Why do computers work in binary?

Question

I have done some searching but have not found a truly satisfactory answer. As a developer i want to invest the necessary time in understanding this, thus i am looking for a complete explanation on this and feel free to provide any useful references.

Thanks.

Answer 1

I would recommend buying this book by Andrew S. Tanenbaum. He developed one of the predecessors to Linux called Minix. I used Structured Computer Organization as part of my university course.

Why computers use binary is not just a matter of switch context.

Relative to a reference voltage of say 3v. +1v(4v) = true or 1 and -1v(2v) = false or 0.

It also has to do with the most efficient method of creating controlling or logic circuits. This has to do with cost of implementation. How much does it cost to build circuits that work with binary compared to circuits that work with decimal or analogue see this answer.

If you compare how many billions of binary circuit transistors fit on to a modern CPU. The cost of doing that with say decimal (or analogue) system increases exponentially for every digit you want to add as you now have to add that much more controlling circuitry.

If you want to understand some of the most important contributing components that have helped to make binary the default standard for logic and controlling circuitry read and understand the following topics from Wikipedia. It will take about 4 hours to read through the most important topics, which have to do with some of the electrical engineering used to create the circuits.

I tried to be complete in this list of concepts you need to understand how the actual switches work and why they are used. As well as why Binary Arithmetic is such an efficient form of computation in hardware.

• Transistor types Understand the pnp and npn transistor types to understand how the actual circuity that forms the switches works. These circuits are very cheap to make and can be shrunk to minuscule(nano meter) size
• Logic Circuitry. If you understand the basic logic circuitry you will understand how the actual transistor types are used to implement them. These relate to some of the programming constructs such as "and &&" "or ||" and "if, branch" constructs.
• DigitalCircuitry has a use full disadvantages section comparing analog and digital circuits
• NAND Logic Gate is important as all other logic gate circuits can be implemented using just this one logic gate. Simplifying the manufacturing process, as the complexity of the machinery used to create the the circuits can be streamlined.
• Adder Circuits To understand how basic addition is done using logic gates.
• Twos Complement this is very help full in understand number representation in actual CPUs. It is also very cheap to implement this type of arithmetic in a CPU, as it requires fewer transistors. For instance a simple addition circuitry is all that is need to do addition and subtraction. If you add a negative number you get the correct answer ie +7 + (-4) = +3. This also helps to understand the integer overflow
• Binary_number
• These are some of the most used circus for controlling other circuits. These control when circuits are switched on and off. Decoder Encoder How (if or branch) condition logic is implemented.
• Multiplexer Is fundamental to how routing is done. In a CPU, BUS and in a network. One of the most common logic circuits found in most digital devices.

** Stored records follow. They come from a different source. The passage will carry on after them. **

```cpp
__device__ __forceinline__ void gemm_colvals(const GemmArgs& g, int n0, int wc, int lane, long zb, float (&bv)[2],
                                             float (&sc)[2], long bbase = 0) {
#pragma unroll
    for (int ni = 0; ni < 2; ++ni) {
        const int col = n0 + wc * 64 + ni * 32 + (lane & 31);
        const int colc = col < g.N ? col : g.N - 1;
        bv[ni] = g.bias ? g.bias[bbase + colc] : 0.f;
        sc[ni] = (col < g.scale_cols) ? g.scale : 1.0f;
        if (g.cscale) sc[ni] *= g.cscale[zb * g.sCS + colc];
    }
}

template <int EK>
__device__ __forceinline__ void gemm_epilogue(const GemmArgs& g, const f32x16 (&acc)[2][2], int m0, int n0, int wr, int wc,
                                              int lane, long zb, char* scratch, const float (&bv)[2],
                                              const float (&sc)[2], long cb, long xb = 0) {
    constexpr bool AUX = (EK & 1) != 0, ERF = EK >= 2;
    const int act = g.act;
    const int rowl = 4 * (lane >> 5);
#define EPI_ROWC(r_) (((r_) & 3) + 8 * (((r_) >> 2) & 3))
#define EPI_ROW(r_) (rowl + EPI_ROWC(r_))
#define EPI_COL(ni_) ((ni_) * 32 + (lane & 31))
    const bool has_res = g.resid != nullptr;
    const bool r16 = g.round16 != 0;
    if (g.vec && !g.P32 && g.C16 && !g.C32) {
        float* tile0 = reinterpret_cast<float*>(scratch);
        const int c4 = (lane & 15) * 4;
        const int gcol = n0 + wc * 64 + c4;
        const bool full = gcol + 3 < g.N;
        const bool has_lo = g.C16lo != nullptr;
        const bool has_sc = g.scale_cols > 0 || g.cscale != nullptr;
        float ua[2][4][4];
// ... 247 lines not shown
```

### weclip-vit-comer_amd/csrc/gradcam.hip

```cpp
#include "common.h"

typedef _Float16 f16x8 __attribute__((ext_vector_type(8)));
typedef float f32x16 __attribute__((ext_vector_type(16)));

#define LNP_ROWS 16
template <int NV>
__global__ __launch_bounds__(256) void lnpost_pool_kernel(const float* __restrict__ x2,
                                                           const float* __restrict__ w,
                                                           const float* __restrict__ bb, float eps,
                                                           float* __restrict__ partial, int L, int E,
                                                           int nchunk) {
    extern __shared__ float sm[];
    const int b = blockIdx.y, chunk = blockIdx.x, lane = threadIdx.x & 63, wv = threadIdx.x >> 6;
    float acc[NV], wv_[NV], bv[NV];
#pragma unroll
    for (int i = 0; i < NV; ++i) {
        const int e = lane + 64 * i;
        acc[i] = 0.f;
        wv_[i] = e < E ? w[e] : 0.f;
        bv[i] = e < E ? bb[e] : 0.f;
    }
    const int l0 = chunk * LNP_ROWS;
    for (int l = l0 + wv; l < l0 + LNP_ROWS && l < L; l += 4) {
        if (l == 0) continue;
// ... 133 lines not shown
            s += __shfl_xor(s, 1, 64);
            s += __shfl_xor(s, 2, 64);
            s += __shfl_xor(s, 4, 64);
            if (j == 0 && e < E) df[(long)p * E + e] = s;
        }
    } else {
        for (int e = tid; e < E; e += 512) {
            const float* pr = proj + (long)e * Ed;
            float s = 0.f;
            for (int k = 0; k < Ed; ++k) s = fmaf(pr[k], dy[k], s);
            df[(long)p * E + e] = s;
        }
    }
}

template <int NV>
__global__ __launch_bounds__(256) void lnpost_bwd_kernel(const float* __restrict__ df,
                                                          const float* __restrict__ x2,
                                                          const float* __restrict__ w, float eps, float gs,
                                                          const int* __restrict__ pair_img,
                                                          float* __restrict__ d32, __half* __restrict__ dhi,
                                                          __half* __restrict__ dlo, int L, int E, long rows) {
    const long row = (long)blockIdx.x * 4 + (threadIdx.x >> 6);
    if (row >= rows) return;
    const int lane = threadIdx.x & 63;
    const int p = row / L, l = row % L;
    const long o = row * E;
    if (l == 0) {
        for (int e = lane; e < E; e += 64) {
            d32[o + e] = 0.f;
            dhi[o + e] = __float2half(0.f);
            if (dlo) dlo[o + e] = __float2half(0.f);
        }
        return;
    }
    const float* xr = x2 + ((long)pair_img[p] * L + l) * E;
    const float* g0 = df + (long)p * E;
    const float invn = 1.0f / (L - 1);
    if constexpr (NV > 0) {
        float xv[NV], gv[NV];
        float s = 0.f;
#pragma unroll
        for (int i = 0; i < NV; ++i) {
            const int e = lane + 64 * i, ec = e < E ? e : 0;
            const float ok = e < E ? 1.f : 0.f;
            xv[i] = xr[ec] * ok;
            gv[i] = g0[ec] * invn * w[ec] * ok;
            s += xv[i];
        }
        const float mean = wave_sum(s) / E;
        float q = 0.f;
// ... 5 lines not shown
        const float rstd = rsqrtf(wave_sum(q) / E + eps);
        float sg = 0.f, sgx = 0.f;
#pragma unroll
        for (int i = 0; i < NV; ++i) {
            sg += gv[i];
            sgx += gv[i] * (xv[i] - mean) * rstd;
        }
        sg = wave_sum(sg) / E;
        sgx = wave_sum(sgx) / E;
#pragma unroll
        for (int i = 0; i < NV; ++i) {
            const int e = lane + 64 * i;
            if (e < E) {
                const float v = gs * rstd * (gv[i] - sg - (xv[i] - mean) * rstd * sgx);
                d32[o + e] = v;
                const __half h = __float2half(v);
                dhi[o + e] = h;
                if (dlo) dlo[o + e] = __float2half(v - __half2float(h));
            }
        }
    } else {
        float s = 0.f;
        for (int e = lane; e < E; e += 64) s += xr[e];
        const float mean = wave_sum(s) / E;
        float q = 0.f;
        for (int e = lane; e < E; e += 64) { const float d = xr[e] - mean; q += d * d; }
        const float rstd = rsqrtf(wave_sum(q) / E + eps);
        float sg = 0.f, sgx = 0.f;
        for (int e = lane; e < E; e += 64) {
            const float g = g0[e] * invn * w[e];
            sg += g;
            sgx += g * (xr[e] - mean) * rstd;
        }
        sg = wave_sum(sg) / E;
        sgx = wave_sum(sgx) / E;
        for (int e = lane; e < E; e += 64) {
            const float g = g0[e] * invn * w[e];
            const float v = gs * rstd * (g - sg - (xr[e] - mean) * rstd * sgx);
            d32[o + e] = v;
            const __half h = __float2half(v);
            dhi[o + e] = h;
            if (dlo) dlo[o + e] = __float2half(v - __half2float(h));
        }
    }
}

template <int NV>
__global__ __launch_bounds__(256) void ln2_bwd_add_kernel(const float* __restrict__ da2,
                                                           const float* __restrict__ dx2,
                                                           const float* __restrict__ x1,
                                                           const float* __restrict__ w, float eps,
                                                           float inv_gs, const int* __restrict__ pair_img,
                                                           __half* __restrict__ g16, int L, int E, long rows) {
    const long row = (long)blockIdx.x * 4 + (threadIdx.x >> 6);
    if (row >= rows) return;
    const int lane = threadIdx.x & 63;
    const int p = row / L, l = row % L;
// ... 389 lines not shown
    const size_t sm = (E + 2 * Ed + Tmax + 16) * sizeof(float);
    hipLaunchKernelGGL(cam_head_kernel, dim3(P), dim3(512), sm, st, partial, proj, text, text_idx, n_text,
                       pair_img, pair_cls, logit_scale, probs, df, L, E, Ed, nchunk, Tmax);
    WC_LAUNCH_CHECK("cam_head_kernel");
    return WC_OK;
}

extern "C" int wc_lnpost_bwd(const float* df, const float* x2, const float* lnw, float gs,
                             const int* pair_img, float* d32, void* dhi, void* dlo, int P, int L, int E,
                             void* stream) {
    WC_CHECK_ARG(df && x2 && lnw && pair_img && d32 && dhi && P > 0 && L > 1 && E > 0,
                 "wc_lnpost_bwd: bad argument");
    const long rows = (long)P * L;
#define LNPOST_BWD(NV_)                                                                                            \
    hipLaunchKernelGGL(lnpost_bwd_kernel<NV_>, dim3(wc_cdiv(rows, 4)), dim3(256), 0, (hipStream_t)stream, df, x2, \
                       lnw, 1e-5f, gs, pair_img, d32, (__half*)dhi, (__half*)dlo, L, E, rows)
    if (E <= 256) LNPOST_BWD(4);
    else if (E <= 768) LNPOST_BWD(12);
    else if (E <= 1024) LNPOST_BWD(16);
    else LNPOST_BWD(0);
#undef LNPOST_BWD
    WC_LAUNCH_CHECK("lnpost_bwd_kernel");
    return WC_OK;
}
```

Now for some hard cores stuff. C. and C++ is used to write device drivers that speak to actual hardware. If you really want to get into how certain devices work, your CPU, and or external devices learn Assembler. You will begin to see how you can switch off a device by setting a certain device register to a specific value, that will be read by a logic circuit to change the devices state. For example you will understand why (0101) base2 = 5 (binary related stuff) will route a specific way through the circuits to switch the device on and off.

Answer 2

Computers could have been built to work even with decimal numbers, but from the engineering point of view it is a lot safer to distinguish only two states.

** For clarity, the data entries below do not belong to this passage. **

static int pred_workspaces(PredCall &p) {
  mind_ctx *c = p.c;
  const TableSet *ts = p.ts;
  const int ntok = ts->ntok, Bn = p.Bn;
  int rc;
  if ((rc = ensure(c, c->edge, (size_t)(p.ch.tiled ? ts->edge_pairs_t : ts->edge_pairs) * 128 * sizeof(float)))) return rc;
  if ((rc = ensure(c, c->x, (size_t)ntok * 128 * sizeof(float)))) return rc;
  if ((rc = ensure(c, c->ST, (size_t)ntok * 256 * sizeof(float)))) return rc;
  if ((rc = ensure(c, c->QK, (size_t)(ntok + 1) * p.ch.qk_stride * sizeof(float)))) return rc;
  if ((rc = ensure(c, c->part, (size_t)ts->slot * PART_STRIDE * sizeof(float)))) return rc;
  if ((rc = ensure(c, c->tokpos, (size_t)ntok * 4 * sizeof(float)))) return rc;
  if ((rc = ensure(c, c->actor_feat, (size_t)p.A * 128 * sizeof(float)))) return rc;
  if ((rc = ensure(c, c->lane_feat, (size_t)(p.Ltot > 0 ? p.Ltot : 1) * 128 * sizeof(float)))) return rc;
  if ((rc = ensure(c, c->tgt_feat, (size_t)Bn * 128 * sizeof(float)))) return rc;
  if ((rc = ensure(c, c->cmode, (size_t)Bn * 768 * sizeof(float)))) return rc;
  if ((rc = ensure(c, c->tgt_emb, (size_t)Bn * 128 * sizeof(float)))) return rc;
  if (p.in->rpe) {
    if ((rc = ensure(c, c->rpe_ptrs, (size_t)Bn * sizeof(float *)))) return rc;
    HIPCHK(c, hipMemcpyAsync(c->rpe_ptrs.p, p.in->rpe, (size_t)Bn * sizeof(float *), hipMemcpyHostToDevice, p.st));
    HIPCHK(c, hipStreamSynchronize(p.st));
    p.rpe_dev = (const float *const *)c->rpe_ptrs.p;
  }
  return MIND_OK;
}

static int pred_actor_net(PredCall &p) {
  mind_ctx *c = p.c;
  const PredChoice &ch = p.ch;
  const float *actors = p.in->actors;
  float *actor_feat = (float *)c->actor_feat.p;
  const int A = p.A;
  const dim3 grid(ch.actor_grid);
  switch (ch.actor_form) {
  case PRED_ACTOR_F32:
    if (ch.actor_arg == 2) hipLaunchKernelGGL(k_actor_f32<2>, grid, dim3(AF_T), mind_actor_f32_lds_bytes(2), p.st, actors, A, actor_feat, c->actorFW);
    else hipLaunchKernelGGL(k_actor_f32<1>, grid, dim3(AF_T), mind_actor_f32_lds_bytes(1), p.st, actors, A, actor_feat, c->actorFW);
    break;
  case PRED_ACTOR_VALU:
    hipLaunchKernelGGL(k_actor_net, grid, dim3(AT), mind_actor_lds_bytes(), p.st, actors, A, actor_feat, c->actorW);
    break;
  case PRED_ACTOR_LW: {
    int rc;
    if ((rc = ensure_exact(c, c->actor_lw_arena, lw_arena_bytes(ch.actor_chunk), "the layer-wise ActorNet's arena"))) return rc;
    lw_build_plan(A, ch.actor_chunk, c->actor_lw_plan);
    u32 *arena = (u32 *)c->actor_lw_arena.p;
    const int nl = ch.np == 6 ? lw_run<6>(c->actor_lw_plan, p.st, arena, actors, actor_feat, c->actorBW)
                 : ch.np == 3 ? lw_run<3>(c->actor_lw_plan, p.st, arena, actors, actor_feat, c->actorBW)
                              : lw_run<1>(c->actor_lw_plan, p.st, arena, actors, actor_feat, c->actorBW);
    if (nl < 0) return fail(c, MIND_ESTATE, "layer-wise ActorNet: a stage has no kernel");
    c->last_actor_lw = 1; c->last_actor_launches = nl; c->last_actor_chunks = ch.actor_chunks;
    break;
  }
  default:
    if (ch.np == 6) hipLaunchKernelGGL(k_actor_mfma<6>, grid, dim3(AM_T), mind_actor_mfma_lds_bytes(), p.st, actors, A, actor_feat, c->actorBW);
    else if (ch.np == 3) hipLaunchKernelGGL(k_actor_mfma<3>, grid, dim3(AM_T), mind_actor_mfma_lds_bytes(), p.st, actors, A, actor_feat, c->actorBW);
    else hipLaunchKernelGGL(k_actor_mfma<1>, grid, dim3(AM_T), mind_actor_mfma_lds_bytes(), p.st, actors, A, actor_feat, c->actorBW);
  }
  return MIND_OK;
}

static int pred_encoders(PredCall &p) {
  mind_ctx *c = p.c;
  const mind_scene_batch *in = p.in;
  hipStream_t st = p.st, ss = p.ss;
  const int Bn = p.Bn, Ltot = p.Ltot, ntok = p.ts->ntok;
  if (c->side) {
    HIPCHK(c, hipEventRecord(c->ev_main, st));
    HIPCHK(c, hipStreamWaitEvent(c->side, c->ev_main, 0));
  }
  const bool act_timed = c->profiling && !c->ev_defer;
  if (act_timed && !c->ev_act0) {
    HIPCHK(c, hipEventCreate(&c->ev_act0));
    HIPCHK(c, hipEventCreate(&c->ev_act1));
  }
  c->last_actor_lw = 0; c->last_actor_launches = 1; c->last_actor_chunks = 1; c->actor_ms = 0.f;
  if (act_timed) HIPCHK(c, hipEventRecord(c->ev_act0, st));
  int rc;
  if ((rc = pred_actor_net(p))) return rc;
  if (act_timed) HIPCHK(c, hipEventRecord(c->ev_act1, st));
  p.lane_feat = in->lane_feat;
// ... 14 lines not shown
  hipLaunchKernelGGL(k_lane_net, dim3((Bn + PL - 1) / PL), dim3(DT), 0, ss, in->tgt_nodes, Bn, (float *)c->tgt_feat.p, c->laneW);
  hipLaunchKernelGGL(k_dec_tgt, dim3(Bn), dim3(DT), mind_dec_scene_lds_bytes(), ss, (const float *)c->tgt_feat.p, in->tgt_rpe, (float *)c->tgt_emb.p,
                     c->decW);
  if (c->side) HIPCHK(c, hipEventRecord(c->ev_tgt, c->side));
  if (p.ch.tgt_wait_first) HIPCHK(c, hipStreamWaitEvent(st, c->ev_tgt, 0));
  return MIND_OK;
}

static hipError_t pred_tok_mark(PredCall &p, int tag) {
  mind_ctx *c = p.c;
  if (!p.tok_timed) return hipSuccess;
  if (p.ev_tok_used == c->ev_tok.size()) {
    hipEvent_t e;
    const hipError_t rc_ = hipEventCreate(&e);
    if (rc_ != hipSuccess) return rc_;
    c->ev_tok.push_back(e);
    c->ev_tok_tag.push_back(0);
  }
  c->ev_tok_tag[p.ev_tok_used] = tag;
  return hipEventRecord(c->ev_tok[p.ev_tok_used++], p.st);
}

The voltage of the value 1 (+5V) is only a theoretical value, in real-life it always differs a bit. Would have they done computers with decimals, there would be no way to tell if +4.75V is 9 or 10.

Answer 3

It is because how logic gates work: There is a logical output (1) if the control voltage exceeds a certain threshold; no logical output (0) if not.

But probably much more crucial:

Maybe one time computers wouldn't work in binary anymore when quantum based machines arise (or other stuff like that, which maybe would encourage more complex state representations). But as binary values are the simplest possible representation of any (more complex) state, even in "quantum times" it probably would be most appropriate to stay with computers working in binary (abstracting from other physical representations like ternary or so, if given).

Answer 4

Stumbled upon this question. I recommend two books which addresses the question faithfully:
A Peek at Computer Electronics: Things you Should Know - by Caleb Tennis
CODE : The Hidden Language of Computer Hardware and Software - by Charles Petzold

And if you really want to understand how computers work, then take up:
The Elements of Computing Systems: Building a Modern Computer from First Principles
-By Noam Nisan and Shimon Schocken

Answer 5

Computers are using electricity as a mean to transport informations. And the easiest way to use electricity as an information is as On or Off (1 or 0).

Sure you can use different voltage to represents different number, but the electronic components to do so are really complicated.

It is also important to note that the ability to write and read 1 and 0 are enough to compute any calculation, this is called Turing completeness, so there is no need to find some more complex systems allowing something else than binary

(Ok, to be thorough, Turing completeness can be achieved only with infinite memory, but this isn't really relevant here.)